Harriet was twenty years old, the second of seven daughters belonging to Mary and Eli Meese. Eli was a respectable trader who described his business as ‘a drapery, mourning and mantles shop’, situated in Brierley Hill’s High Street, where the family also lived above the shop. Four of the seven daughters were sixteen or over – of marriageable age – but Harriet was blessed with the most beguiling figure of them all, wondrously endowed with feminine curves. She was slender and long-legged, her curves and bulges were in the appropriate places, and as delightful in proportion as Algie had ever had the pleasure to behold in or around Brierley Hill. However, to his eternal frustration he had never been privileged to know Harriet’s sublime body intimately. Nor was such a privilege likely as long as they remained unmarried. Chastity had been instilled into Harriet from an early age, both at home and at church. So, despite Algie’s most earnest endeavours, he had never so much as managed to unfasten one button of her blouse, nor lifted her skirt more than eight inches above her ankle without a vehement protest and an indignant thump. It was, of course, her figure which was the sole attraction, since her face was her least alluring feature.

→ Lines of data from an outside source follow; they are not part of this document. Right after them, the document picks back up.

namespace {
int dgrad_wgrad_l1in_grid(long R) {
  const size_t lds = (size_t)TM * ((64 + 4) + (64 + 4) + 4) * sizeof(float);
  static const int res = resident_blocks(sa_dgrad_kernel<64, 1, false, true, false, true, true>, lds);
  return grid_rows(bwd_resident(res), 1, (R + TM - 1) / TM);
}
}
extern "C" int spacap_sa_dgrad_wgrad_l1in_slabs(long R) { return R >= 1 ? dgrad_wgrad_l1in_grid(R) : 0; }
extern "C" int spacap_sa_dgrad_wgrad_l1in_f32(const float *dy, const float *zk, const float *coef, const float *Wk, const float *rel4,
                                              const float *W1, int ldw, int has_feat, const float *st_p, int B, int N, int S,
                                              double *part, float *part_l1, float *partW, spacap_stream_t stream) {
  const char *what = "spacap_sa_dgrad_wgrad_l1in_f32";
  SPACAP_REQUIRE(dy && zk && coef && Wk && rel4 && W1 && st_p && part && part_l1 && partW && ldw >= (has_feat ? 4 : 3), "%s: bad arguments", what);
  const long R = (long)B * N * S;
  const size_t lds = (size_t)TM * ((64 + 4) + (64 + 4) + 4) * sizeof(float);
  L1Args L{nullptr, nullptr, nullptr, nullptr, 1.f, 1, N, S, part_l1, rel4, L1In{W1, ldw, has_feat}, partW};
  hipLaunchKernelGGL((sa_dgrad_kernel<64, 1, false, true, false, true, true>), dim3(dgrad_wgrad_l1in_grid(R), 1), dim3(256), lds,
                     spacap::as_stream(stream), dy, (const uint8_t *)nullptr, 0, zk, coef, Wk, 64, (const float *)nullptr, st_p, R,
                     (float *)nullptr, part, L);
  SPACAP_CHECK_LAUNCH(what);
  return SPACAP_OK;
}

namespace {
__global__ __launch_bounds__(256) void sa_l1_dw_kernel(const float *__restrict__ part_l1, int nparts, const float *__restrict__ coef,
                                                       int C1, int ldw, float *__restrict__ dW1) {
  __shared__ double s_lane[12][17];
  __shared__ double s_sum[12];
  const int c = blockIdx.x, tid = threadIdx.x, sidx = tid >> 4, l = tid & 15;
  const int n = C1 * 8 + 4;
  if (sidx < 12) {
    const int e = sidx < 8 ? c * 8 + sidx : C1 * 8 + (sidx - 8);
    double a0 = 0.0, a1 = 0.0, a2 = 0.0, a3 = 0.0;
    int p = l;
    for (; p + 48 < nparts; p += 64) {
      a0 += (double)part_l1[(size_t)p * n + e];
      a1 += (double)part_l1[(size_t)(p + 16) * n + e];
      a2 += (double)part_l1[(size_t)(p + 32) * n + e];
      a3 += (double)part_l1[(size_t)(p + 48) * n + e];
    }
    for (; p < nparts; p += 16) a0 += (double)part_l1[(size_t)p * n + e];
    s_lane[sidx][l] = (a0 + a1) + (a2 + a3);
  }
  __syncthreads();
  if (tid < 12) {
    double a = 0.0;
    for (int i = 0; i < 16; ++i) a += s_lane[tid][i];
    s_sum[tid] = a;
  }
  __syncthreads();
  if (tid < ldw) {
    const double g = coef[c * 4 + 0], k0 = coef[c * 4 + 1], k1 = coef[c * 4 + 2];
    dW1[c * ldw + tid] = (float)(g * s_sum[tid] + k0 * s_sum[8 + tid] - k1 * s_sum[4 + tid]);
  }
}
}
extern "C" int spacap_sa_l1_dw_f32(const float *part_l1, int nparts, const float *coef, int C1, int ldw, float *dW1,
                                   spacap_stream_t stream) {
  const char *what = "spacap_sa_l1_dw_f32";
  SPACAP_REQUIRE(part_l1 && coef && dW1 && nparts >= 1 && C1 >= 1 && C1 <= 512 && ldw >= 1 && ldw <= 4, "%s: bad arguments", what);
  hipLaunchKernelGGL(sa_l1_dw_kernel, dim3(C1), dim3(256), 0, spacap::as_stream(stream), part_l1, nparts, coef, C1, ldw, dW1);
  SPACAP_CHECK_LAUNCH(what);
  return SPACAP_OK;
}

After a twenty minute walk, Algie strolled up the entry that lay between Eli Meese’s drapery shop and his neighbour, and tapped on the door. Priscilla, Harriet’s older sister, a school teacher who was manifestly destined for eternal spinsterdom, answered it. Facially, she was unfortunate enough to resemble Harriet but, even more regrettably, not in figure. Her crooked lips stretched into a thin smile, yet her eyes, the most attractive feature in her face, creased into a welcoming warmth as she led him into the parlour.
‘Looking forward to church tonight, Priss?’ Algie enquired familiarly.
‘I always do,’ she responded. ‘But sometimes, you know, after I’ve sat and listened to the sermon, I wish I hadn’t bothered. Sometimes, if it’s a good sermon, I get a thrill up and down my spine, and for three or four days after I’m inspired. Once, I remember, after the vicar had preached about generosity, I took it all to heart and took a bag of bon-bons to share amongst the children in my class for a few days … until after that they expected it every day. But on another Sunday he preached against vanity and the love of nice dresses … Well, I was livid. I love nice dresses, as you know, Algie.’
‘Is Harriet ready, or am I in for a long wait?’
‘I should sit down if I were you. She’s been around the house again checking whether there’s enough coal in the scuttles and on the fires, rather than leaving it to the maid. I wouldn’t mind, but she always waits till it’s time to get ready to go out. Besides, it’s pandemonium upstairs right now, with everybody vying for space to get ready. I got ready early, you know, Algie. You’ve no idea what it’s like, all seven of us sisters trying to get in front of the mirror at the same time, not to mention Mother, and when Mother gets there there’s no room for anybody else anyway. Father got tired of waiting. He’s already gone … How is your mother, Algie, by the way?’
‘In good fettle last time I noticed, thanks.’
‘Does she manage to get out these days?’
‘Only in daylight. She won’t go out at night after what happened …’
Priss nodded her sympathetic understanding. ‘I know. Such a pity … But how’s your father?’
‘Oh, he’s well.’
‘What about Kate?’
‘Oh, she’s fit enough, the sharp-tongued little harridan.’
‘Sharp-tongued?’ Priss uttered a little gurgle of amusement. ‘Are you joking? I’ve never thought of your Kate as sharp-tongued. She always seems so cheerful and pleasant, whenever I meet her.’
‘Oh, she’s always cheerful and pleasant to folk she doesn’t know very well. You should try living in the same house.’